##### DATA IN THIS EXERCISE #####
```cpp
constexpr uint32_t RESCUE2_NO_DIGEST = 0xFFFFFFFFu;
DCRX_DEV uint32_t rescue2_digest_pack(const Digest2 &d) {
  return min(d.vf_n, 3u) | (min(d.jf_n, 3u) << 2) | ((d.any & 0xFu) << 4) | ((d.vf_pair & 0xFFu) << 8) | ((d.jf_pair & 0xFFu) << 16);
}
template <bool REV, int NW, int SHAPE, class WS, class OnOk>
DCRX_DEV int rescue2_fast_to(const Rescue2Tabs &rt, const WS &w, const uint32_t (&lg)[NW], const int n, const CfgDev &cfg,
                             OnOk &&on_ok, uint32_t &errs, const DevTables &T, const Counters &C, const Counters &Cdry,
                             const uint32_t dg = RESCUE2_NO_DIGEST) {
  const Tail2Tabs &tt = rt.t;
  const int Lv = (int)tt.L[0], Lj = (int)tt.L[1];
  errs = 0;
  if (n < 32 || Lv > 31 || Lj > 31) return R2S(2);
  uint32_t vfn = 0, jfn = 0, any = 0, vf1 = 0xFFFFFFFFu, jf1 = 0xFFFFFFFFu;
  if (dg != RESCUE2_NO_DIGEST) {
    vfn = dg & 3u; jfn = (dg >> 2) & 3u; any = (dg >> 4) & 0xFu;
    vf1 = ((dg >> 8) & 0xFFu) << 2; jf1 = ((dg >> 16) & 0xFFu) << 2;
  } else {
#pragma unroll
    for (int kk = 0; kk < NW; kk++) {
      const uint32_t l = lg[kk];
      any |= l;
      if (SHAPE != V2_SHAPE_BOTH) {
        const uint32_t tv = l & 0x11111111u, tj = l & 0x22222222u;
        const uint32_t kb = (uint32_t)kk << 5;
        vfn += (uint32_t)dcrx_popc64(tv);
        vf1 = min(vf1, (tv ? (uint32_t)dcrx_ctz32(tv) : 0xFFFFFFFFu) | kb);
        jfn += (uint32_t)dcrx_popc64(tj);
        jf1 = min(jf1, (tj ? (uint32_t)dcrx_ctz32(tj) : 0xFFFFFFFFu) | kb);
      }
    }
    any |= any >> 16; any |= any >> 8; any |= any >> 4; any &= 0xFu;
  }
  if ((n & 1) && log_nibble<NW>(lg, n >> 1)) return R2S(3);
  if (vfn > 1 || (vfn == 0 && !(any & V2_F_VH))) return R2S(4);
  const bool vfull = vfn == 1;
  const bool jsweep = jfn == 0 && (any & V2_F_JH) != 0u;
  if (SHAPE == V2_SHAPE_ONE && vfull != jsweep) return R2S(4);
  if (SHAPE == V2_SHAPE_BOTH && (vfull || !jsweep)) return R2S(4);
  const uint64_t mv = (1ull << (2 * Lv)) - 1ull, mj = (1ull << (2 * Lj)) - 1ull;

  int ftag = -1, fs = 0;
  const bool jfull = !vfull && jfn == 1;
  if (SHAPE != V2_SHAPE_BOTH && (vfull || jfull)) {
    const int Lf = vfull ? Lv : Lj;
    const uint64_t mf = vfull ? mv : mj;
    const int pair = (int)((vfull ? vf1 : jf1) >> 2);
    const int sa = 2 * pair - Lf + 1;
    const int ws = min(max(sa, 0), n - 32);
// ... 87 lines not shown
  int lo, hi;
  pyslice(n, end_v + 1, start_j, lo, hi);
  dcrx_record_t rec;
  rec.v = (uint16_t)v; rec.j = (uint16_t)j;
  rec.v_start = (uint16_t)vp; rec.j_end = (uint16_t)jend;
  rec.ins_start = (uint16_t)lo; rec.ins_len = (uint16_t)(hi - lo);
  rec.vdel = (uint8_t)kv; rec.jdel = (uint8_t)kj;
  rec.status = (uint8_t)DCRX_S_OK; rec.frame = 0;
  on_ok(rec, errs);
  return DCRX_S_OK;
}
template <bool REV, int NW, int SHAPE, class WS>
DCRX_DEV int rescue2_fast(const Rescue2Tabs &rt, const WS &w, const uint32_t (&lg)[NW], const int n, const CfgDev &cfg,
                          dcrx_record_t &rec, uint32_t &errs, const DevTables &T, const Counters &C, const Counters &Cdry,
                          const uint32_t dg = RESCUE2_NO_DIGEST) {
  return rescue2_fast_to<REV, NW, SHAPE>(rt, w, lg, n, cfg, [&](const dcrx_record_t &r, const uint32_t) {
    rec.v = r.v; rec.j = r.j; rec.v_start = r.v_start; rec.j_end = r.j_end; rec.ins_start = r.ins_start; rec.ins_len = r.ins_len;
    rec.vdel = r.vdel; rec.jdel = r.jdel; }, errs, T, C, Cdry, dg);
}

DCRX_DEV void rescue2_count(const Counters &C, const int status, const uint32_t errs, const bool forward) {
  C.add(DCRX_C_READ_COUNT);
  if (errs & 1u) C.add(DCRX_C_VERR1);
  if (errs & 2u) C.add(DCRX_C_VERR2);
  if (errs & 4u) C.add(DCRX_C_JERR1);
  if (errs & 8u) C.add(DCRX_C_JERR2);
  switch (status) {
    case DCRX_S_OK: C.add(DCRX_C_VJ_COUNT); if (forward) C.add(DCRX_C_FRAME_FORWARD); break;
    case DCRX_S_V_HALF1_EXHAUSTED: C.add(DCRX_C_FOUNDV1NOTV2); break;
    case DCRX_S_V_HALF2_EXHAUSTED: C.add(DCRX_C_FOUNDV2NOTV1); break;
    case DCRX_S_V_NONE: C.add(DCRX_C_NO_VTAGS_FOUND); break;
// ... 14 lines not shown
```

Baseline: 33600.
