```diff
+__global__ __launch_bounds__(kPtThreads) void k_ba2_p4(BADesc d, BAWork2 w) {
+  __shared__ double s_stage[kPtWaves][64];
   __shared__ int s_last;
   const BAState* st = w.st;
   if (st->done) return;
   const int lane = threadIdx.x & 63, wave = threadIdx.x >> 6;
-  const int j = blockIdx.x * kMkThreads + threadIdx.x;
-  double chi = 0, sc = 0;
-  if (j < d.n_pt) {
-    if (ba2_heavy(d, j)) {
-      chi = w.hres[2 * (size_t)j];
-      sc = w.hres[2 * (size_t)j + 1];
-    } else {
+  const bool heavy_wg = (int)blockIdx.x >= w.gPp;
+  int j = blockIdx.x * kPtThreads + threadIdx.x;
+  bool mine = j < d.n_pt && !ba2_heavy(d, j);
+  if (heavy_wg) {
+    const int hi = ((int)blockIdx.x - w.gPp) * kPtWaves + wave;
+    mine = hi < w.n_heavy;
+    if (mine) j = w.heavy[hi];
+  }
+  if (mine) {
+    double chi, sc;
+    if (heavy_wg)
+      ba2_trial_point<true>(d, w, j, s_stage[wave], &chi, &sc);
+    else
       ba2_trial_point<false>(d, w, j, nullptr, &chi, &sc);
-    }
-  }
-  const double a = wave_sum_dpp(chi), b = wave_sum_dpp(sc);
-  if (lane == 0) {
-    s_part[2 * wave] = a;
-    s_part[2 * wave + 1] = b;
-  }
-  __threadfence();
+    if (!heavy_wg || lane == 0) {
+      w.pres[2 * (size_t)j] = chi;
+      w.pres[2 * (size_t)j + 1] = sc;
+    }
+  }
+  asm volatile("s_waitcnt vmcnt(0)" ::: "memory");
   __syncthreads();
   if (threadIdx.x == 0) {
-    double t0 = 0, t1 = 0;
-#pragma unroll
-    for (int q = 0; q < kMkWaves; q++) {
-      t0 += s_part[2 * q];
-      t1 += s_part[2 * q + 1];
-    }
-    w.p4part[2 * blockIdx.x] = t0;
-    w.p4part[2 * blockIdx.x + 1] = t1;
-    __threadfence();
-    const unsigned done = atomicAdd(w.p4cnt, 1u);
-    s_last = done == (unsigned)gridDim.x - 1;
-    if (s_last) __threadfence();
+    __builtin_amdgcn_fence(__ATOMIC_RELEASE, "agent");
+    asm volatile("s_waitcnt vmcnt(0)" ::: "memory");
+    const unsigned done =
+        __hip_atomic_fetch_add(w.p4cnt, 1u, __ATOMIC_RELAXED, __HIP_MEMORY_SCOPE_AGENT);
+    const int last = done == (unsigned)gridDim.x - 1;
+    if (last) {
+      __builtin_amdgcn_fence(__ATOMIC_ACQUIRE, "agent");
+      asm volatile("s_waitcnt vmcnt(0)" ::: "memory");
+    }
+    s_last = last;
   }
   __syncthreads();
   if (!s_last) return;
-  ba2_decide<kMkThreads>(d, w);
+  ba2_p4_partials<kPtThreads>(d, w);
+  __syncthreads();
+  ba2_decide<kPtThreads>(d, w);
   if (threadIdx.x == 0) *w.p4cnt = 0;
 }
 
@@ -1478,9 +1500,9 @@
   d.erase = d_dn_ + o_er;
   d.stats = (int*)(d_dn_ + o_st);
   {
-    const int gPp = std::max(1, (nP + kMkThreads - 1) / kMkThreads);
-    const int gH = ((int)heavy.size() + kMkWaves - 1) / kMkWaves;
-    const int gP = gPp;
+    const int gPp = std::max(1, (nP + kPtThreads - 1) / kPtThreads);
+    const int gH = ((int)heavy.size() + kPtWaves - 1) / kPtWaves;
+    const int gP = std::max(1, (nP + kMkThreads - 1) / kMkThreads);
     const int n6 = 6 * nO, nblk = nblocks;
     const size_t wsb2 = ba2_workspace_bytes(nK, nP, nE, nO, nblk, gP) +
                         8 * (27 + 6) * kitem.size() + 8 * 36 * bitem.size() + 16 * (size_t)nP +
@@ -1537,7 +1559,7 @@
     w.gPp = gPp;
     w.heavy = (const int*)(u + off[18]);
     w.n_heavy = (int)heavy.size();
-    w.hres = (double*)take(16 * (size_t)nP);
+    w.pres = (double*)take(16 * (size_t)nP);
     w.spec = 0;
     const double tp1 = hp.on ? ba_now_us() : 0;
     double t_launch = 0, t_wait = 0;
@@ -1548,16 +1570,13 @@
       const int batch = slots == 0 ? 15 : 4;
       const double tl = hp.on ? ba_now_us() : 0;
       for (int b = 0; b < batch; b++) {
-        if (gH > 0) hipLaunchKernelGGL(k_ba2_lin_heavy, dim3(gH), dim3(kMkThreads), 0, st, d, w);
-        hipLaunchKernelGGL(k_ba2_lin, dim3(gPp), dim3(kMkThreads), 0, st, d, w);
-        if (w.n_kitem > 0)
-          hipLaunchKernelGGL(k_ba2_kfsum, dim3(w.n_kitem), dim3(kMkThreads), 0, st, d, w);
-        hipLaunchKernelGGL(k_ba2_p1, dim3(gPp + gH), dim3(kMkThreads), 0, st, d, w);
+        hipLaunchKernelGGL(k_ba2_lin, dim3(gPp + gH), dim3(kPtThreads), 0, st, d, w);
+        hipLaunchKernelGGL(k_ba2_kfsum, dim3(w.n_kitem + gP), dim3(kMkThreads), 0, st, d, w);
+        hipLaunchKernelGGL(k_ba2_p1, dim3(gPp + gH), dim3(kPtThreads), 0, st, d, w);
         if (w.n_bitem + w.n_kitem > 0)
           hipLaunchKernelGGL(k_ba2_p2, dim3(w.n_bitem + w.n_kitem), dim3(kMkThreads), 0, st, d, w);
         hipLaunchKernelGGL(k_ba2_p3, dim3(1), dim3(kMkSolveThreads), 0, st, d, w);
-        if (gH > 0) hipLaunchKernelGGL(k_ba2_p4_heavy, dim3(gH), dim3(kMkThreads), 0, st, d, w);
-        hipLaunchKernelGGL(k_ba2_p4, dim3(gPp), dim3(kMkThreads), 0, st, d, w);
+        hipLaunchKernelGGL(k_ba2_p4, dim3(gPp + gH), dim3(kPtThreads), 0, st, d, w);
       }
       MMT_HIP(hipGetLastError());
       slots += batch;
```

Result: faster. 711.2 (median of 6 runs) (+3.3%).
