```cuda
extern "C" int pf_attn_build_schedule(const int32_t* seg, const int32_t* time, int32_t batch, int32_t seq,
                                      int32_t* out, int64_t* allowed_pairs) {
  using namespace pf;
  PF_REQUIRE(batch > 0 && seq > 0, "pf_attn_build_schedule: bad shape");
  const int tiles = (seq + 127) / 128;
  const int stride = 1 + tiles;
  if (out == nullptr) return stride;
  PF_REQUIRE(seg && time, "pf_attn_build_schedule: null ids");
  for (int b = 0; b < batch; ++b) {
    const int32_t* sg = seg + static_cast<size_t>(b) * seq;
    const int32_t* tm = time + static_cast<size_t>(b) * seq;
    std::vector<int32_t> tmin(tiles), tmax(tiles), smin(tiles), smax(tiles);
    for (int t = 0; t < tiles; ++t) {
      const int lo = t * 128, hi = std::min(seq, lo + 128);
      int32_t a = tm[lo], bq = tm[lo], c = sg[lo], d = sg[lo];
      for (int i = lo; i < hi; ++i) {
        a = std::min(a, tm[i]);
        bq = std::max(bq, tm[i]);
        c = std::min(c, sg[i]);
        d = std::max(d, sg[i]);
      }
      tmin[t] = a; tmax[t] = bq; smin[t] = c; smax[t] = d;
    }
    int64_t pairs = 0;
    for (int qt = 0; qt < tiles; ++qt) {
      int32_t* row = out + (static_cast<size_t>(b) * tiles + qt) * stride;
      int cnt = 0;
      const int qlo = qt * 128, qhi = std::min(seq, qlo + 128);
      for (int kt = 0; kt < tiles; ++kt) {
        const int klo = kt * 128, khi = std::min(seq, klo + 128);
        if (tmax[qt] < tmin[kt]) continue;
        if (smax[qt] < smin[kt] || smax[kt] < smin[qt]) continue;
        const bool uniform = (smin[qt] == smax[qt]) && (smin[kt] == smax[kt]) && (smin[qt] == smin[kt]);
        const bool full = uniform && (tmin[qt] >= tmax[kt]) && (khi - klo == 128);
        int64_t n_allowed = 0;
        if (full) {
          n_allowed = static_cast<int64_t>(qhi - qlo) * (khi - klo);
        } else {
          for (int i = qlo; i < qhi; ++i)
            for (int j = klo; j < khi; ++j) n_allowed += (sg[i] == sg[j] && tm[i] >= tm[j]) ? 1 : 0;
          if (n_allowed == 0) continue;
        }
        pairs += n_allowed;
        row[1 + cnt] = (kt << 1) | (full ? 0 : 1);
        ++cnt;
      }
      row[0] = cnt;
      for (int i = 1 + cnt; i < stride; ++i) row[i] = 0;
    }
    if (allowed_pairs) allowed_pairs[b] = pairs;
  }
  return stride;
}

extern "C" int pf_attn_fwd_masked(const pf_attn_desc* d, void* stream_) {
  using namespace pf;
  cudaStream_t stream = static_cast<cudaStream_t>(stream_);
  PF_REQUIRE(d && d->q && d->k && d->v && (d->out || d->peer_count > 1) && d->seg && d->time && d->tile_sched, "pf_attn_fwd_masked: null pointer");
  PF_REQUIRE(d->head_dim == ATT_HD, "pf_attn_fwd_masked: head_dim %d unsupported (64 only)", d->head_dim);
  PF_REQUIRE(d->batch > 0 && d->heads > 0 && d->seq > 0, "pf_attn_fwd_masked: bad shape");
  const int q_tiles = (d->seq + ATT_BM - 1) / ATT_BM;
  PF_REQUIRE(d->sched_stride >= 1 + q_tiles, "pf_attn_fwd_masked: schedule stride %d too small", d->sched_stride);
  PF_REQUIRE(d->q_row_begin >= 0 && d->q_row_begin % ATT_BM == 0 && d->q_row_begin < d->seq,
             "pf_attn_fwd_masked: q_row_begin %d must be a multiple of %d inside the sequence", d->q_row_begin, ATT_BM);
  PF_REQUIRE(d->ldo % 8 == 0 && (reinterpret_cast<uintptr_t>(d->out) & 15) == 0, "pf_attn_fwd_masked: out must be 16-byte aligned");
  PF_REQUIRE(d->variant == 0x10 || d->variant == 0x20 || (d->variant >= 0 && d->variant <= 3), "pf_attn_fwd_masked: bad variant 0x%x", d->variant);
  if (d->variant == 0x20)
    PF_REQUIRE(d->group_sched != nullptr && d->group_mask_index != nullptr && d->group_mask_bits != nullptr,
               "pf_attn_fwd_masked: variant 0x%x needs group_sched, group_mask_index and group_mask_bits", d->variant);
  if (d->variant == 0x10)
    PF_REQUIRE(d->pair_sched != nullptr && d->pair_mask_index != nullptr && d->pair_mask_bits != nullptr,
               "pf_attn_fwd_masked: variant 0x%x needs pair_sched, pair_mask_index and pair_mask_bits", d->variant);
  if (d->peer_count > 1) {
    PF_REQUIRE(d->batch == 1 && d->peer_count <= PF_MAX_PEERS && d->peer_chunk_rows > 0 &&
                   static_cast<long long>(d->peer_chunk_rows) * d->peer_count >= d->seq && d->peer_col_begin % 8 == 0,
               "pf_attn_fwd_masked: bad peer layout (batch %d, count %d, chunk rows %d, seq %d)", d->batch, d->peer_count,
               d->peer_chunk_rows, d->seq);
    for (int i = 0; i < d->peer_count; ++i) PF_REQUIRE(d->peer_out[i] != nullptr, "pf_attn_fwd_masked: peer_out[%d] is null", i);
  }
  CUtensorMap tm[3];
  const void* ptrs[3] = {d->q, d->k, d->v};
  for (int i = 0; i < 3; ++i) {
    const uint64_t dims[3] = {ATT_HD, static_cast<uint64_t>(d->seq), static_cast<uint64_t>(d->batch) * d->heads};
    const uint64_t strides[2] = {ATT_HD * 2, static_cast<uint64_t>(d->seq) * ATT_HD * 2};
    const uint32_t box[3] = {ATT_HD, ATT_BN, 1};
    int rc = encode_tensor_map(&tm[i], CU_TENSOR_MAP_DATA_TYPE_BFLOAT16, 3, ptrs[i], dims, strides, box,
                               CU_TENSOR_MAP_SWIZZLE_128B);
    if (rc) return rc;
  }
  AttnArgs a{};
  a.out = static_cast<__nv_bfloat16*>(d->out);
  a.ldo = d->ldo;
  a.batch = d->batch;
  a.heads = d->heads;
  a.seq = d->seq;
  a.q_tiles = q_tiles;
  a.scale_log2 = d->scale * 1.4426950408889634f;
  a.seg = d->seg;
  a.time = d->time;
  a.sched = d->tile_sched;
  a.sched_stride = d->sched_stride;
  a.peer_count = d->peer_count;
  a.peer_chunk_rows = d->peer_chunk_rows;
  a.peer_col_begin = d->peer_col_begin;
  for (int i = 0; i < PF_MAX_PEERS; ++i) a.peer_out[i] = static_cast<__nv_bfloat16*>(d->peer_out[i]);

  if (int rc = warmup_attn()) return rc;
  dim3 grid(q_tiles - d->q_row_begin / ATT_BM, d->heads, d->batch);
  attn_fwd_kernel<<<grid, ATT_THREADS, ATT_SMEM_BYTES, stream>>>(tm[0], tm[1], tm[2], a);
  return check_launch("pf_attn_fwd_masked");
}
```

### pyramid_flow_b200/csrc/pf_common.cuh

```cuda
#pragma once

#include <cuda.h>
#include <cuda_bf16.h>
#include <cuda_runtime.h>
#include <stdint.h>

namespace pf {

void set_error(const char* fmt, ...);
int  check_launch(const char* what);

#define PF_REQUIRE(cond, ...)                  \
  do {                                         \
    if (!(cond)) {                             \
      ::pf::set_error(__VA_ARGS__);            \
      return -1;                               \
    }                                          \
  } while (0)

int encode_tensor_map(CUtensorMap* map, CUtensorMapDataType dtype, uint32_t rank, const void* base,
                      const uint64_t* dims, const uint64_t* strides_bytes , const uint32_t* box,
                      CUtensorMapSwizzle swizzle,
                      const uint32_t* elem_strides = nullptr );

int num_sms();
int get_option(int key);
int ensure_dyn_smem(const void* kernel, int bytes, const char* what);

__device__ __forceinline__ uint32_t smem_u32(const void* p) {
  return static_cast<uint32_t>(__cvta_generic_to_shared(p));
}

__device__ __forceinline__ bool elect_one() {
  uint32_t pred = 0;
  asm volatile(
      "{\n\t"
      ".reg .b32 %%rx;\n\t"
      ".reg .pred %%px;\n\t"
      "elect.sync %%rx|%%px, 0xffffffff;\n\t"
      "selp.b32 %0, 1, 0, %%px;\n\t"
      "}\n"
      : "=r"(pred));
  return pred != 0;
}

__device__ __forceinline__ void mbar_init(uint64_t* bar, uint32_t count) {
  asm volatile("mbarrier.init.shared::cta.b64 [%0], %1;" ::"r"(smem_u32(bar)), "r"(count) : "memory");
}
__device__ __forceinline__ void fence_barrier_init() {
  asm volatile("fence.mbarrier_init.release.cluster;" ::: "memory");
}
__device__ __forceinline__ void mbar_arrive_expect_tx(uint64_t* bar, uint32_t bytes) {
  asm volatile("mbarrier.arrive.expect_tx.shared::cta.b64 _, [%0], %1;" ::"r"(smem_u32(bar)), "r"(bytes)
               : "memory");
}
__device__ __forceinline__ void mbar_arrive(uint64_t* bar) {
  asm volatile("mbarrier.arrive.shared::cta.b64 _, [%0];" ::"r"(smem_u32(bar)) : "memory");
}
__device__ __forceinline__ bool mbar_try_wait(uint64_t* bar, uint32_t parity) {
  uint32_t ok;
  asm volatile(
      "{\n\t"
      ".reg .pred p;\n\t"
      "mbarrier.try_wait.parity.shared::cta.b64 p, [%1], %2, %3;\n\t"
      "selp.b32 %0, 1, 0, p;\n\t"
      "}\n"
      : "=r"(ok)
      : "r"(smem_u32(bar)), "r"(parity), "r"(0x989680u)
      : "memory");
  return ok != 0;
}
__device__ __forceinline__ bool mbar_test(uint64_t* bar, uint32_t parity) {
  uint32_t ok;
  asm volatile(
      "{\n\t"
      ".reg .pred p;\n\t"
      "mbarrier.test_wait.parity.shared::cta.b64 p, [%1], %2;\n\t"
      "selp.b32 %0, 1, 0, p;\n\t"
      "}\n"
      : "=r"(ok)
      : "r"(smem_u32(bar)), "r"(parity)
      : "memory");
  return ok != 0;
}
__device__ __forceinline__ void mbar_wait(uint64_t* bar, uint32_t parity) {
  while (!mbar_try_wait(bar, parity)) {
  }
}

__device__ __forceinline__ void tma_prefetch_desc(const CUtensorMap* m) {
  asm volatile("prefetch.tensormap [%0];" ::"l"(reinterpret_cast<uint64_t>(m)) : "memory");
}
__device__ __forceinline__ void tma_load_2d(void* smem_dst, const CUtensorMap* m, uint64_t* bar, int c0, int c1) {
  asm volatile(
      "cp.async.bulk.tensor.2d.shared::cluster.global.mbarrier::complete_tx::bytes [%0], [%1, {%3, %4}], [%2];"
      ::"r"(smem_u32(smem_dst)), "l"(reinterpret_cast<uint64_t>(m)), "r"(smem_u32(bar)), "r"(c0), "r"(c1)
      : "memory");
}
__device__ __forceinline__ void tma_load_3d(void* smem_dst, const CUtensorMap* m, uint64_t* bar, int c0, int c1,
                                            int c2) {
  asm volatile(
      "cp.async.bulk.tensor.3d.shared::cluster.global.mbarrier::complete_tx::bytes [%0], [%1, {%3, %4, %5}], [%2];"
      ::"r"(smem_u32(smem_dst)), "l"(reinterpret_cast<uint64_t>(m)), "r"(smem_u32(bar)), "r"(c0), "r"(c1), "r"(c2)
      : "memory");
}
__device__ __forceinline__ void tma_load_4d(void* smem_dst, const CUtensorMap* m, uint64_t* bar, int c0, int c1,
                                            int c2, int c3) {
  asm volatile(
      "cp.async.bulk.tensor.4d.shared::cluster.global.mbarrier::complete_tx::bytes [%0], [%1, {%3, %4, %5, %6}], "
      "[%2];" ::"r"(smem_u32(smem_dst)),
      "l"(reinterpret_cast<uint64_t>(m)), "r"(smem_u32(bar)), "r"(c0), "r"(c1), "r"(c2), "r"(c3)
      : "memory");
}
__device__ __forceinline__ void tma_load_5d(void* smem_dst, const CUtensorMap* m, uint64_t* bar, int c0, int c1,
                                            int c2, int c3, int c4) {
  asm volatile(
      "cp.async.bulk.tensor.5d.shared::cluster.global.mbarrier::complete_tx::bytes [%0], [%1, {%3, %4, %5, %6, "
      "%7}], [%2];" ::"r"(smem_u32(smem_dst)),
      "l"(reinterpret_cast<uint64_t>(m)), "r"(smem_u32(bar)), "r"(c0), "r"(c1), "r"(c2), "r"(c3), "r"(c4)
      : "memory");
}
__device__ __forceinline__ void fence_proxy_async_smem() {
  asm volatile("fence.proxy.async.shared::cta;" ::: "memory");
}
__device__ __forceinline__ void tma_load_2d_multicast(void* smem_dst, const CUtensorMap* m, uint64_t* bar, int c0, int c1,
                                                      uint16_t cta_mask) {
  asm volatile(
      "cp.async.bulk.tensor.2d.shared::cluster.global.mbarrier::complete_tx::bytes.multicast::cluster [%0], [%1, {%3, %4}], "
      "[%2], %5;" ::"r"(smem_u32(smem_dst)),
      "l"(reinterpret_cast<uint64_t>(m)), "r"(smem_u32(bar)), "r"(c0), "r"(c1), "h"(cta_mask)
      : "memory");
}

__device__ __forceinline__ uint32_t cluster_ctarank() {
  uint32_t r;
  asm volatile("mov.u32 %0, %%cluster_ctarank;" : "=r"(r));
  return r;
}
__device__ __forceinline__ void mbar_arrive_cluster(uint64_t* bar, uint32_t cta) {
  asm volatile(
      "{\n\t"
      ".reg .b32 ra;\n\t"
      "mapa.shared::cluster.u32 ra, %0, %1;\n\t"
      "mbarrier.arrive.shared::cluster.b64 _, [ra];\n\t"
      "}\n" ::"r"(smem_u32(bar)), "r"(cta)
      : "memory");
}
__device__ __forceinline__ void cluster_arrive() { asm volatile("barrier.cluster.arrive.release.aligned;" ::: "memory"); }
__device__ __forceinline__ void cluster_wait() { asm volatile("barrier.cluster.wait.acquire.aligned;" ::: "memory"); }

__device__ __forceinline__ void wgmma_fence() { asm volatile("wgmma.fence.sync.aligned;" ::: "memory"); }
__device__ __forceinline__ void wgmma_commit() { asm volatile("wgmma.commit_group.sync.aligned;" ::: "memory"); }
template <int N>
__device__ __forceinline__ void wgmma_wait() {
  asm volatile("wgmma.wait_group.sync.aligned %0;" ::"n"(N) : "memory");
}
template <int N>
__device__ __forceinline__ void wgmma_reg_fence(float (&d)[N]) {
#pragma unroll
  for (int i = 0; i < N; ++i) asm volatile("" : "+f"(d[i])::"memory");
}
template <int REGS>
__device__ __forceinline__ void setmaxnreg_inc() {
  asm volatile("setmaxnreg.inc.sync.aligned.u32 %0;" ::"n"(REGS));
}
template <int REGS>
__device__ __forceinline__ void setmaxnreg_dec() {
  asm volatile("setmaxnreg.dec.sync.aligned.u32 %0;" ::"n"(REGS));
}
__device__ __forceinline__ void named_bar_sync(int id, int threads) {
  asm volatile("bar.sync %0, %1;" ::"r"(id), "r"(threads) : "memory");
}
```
#####
WHAT TO PRODUCE
For every line of the records that has the word "case" in it, make a copy.

TASK RESPONSE
    case DCRX_S_OK: C.add(DCRX_C_VJ_COUNT); if (forward) C.add(DCRX_C_FRAME_FORWARD); break;
    case DCRX_S_V_HALF1_EXHAUSTED: C.add(DCRX_C_FOUNDV1NOTV2); break;
    case DCRX_S_V_HALF2_EXHAUSTED: C.add(DCRX_C_FOUNDV2NOTV1); break;
    case DCRX_S_V_NONE: C.add(DCRX_C_NO_VTAGS_FOUND); break;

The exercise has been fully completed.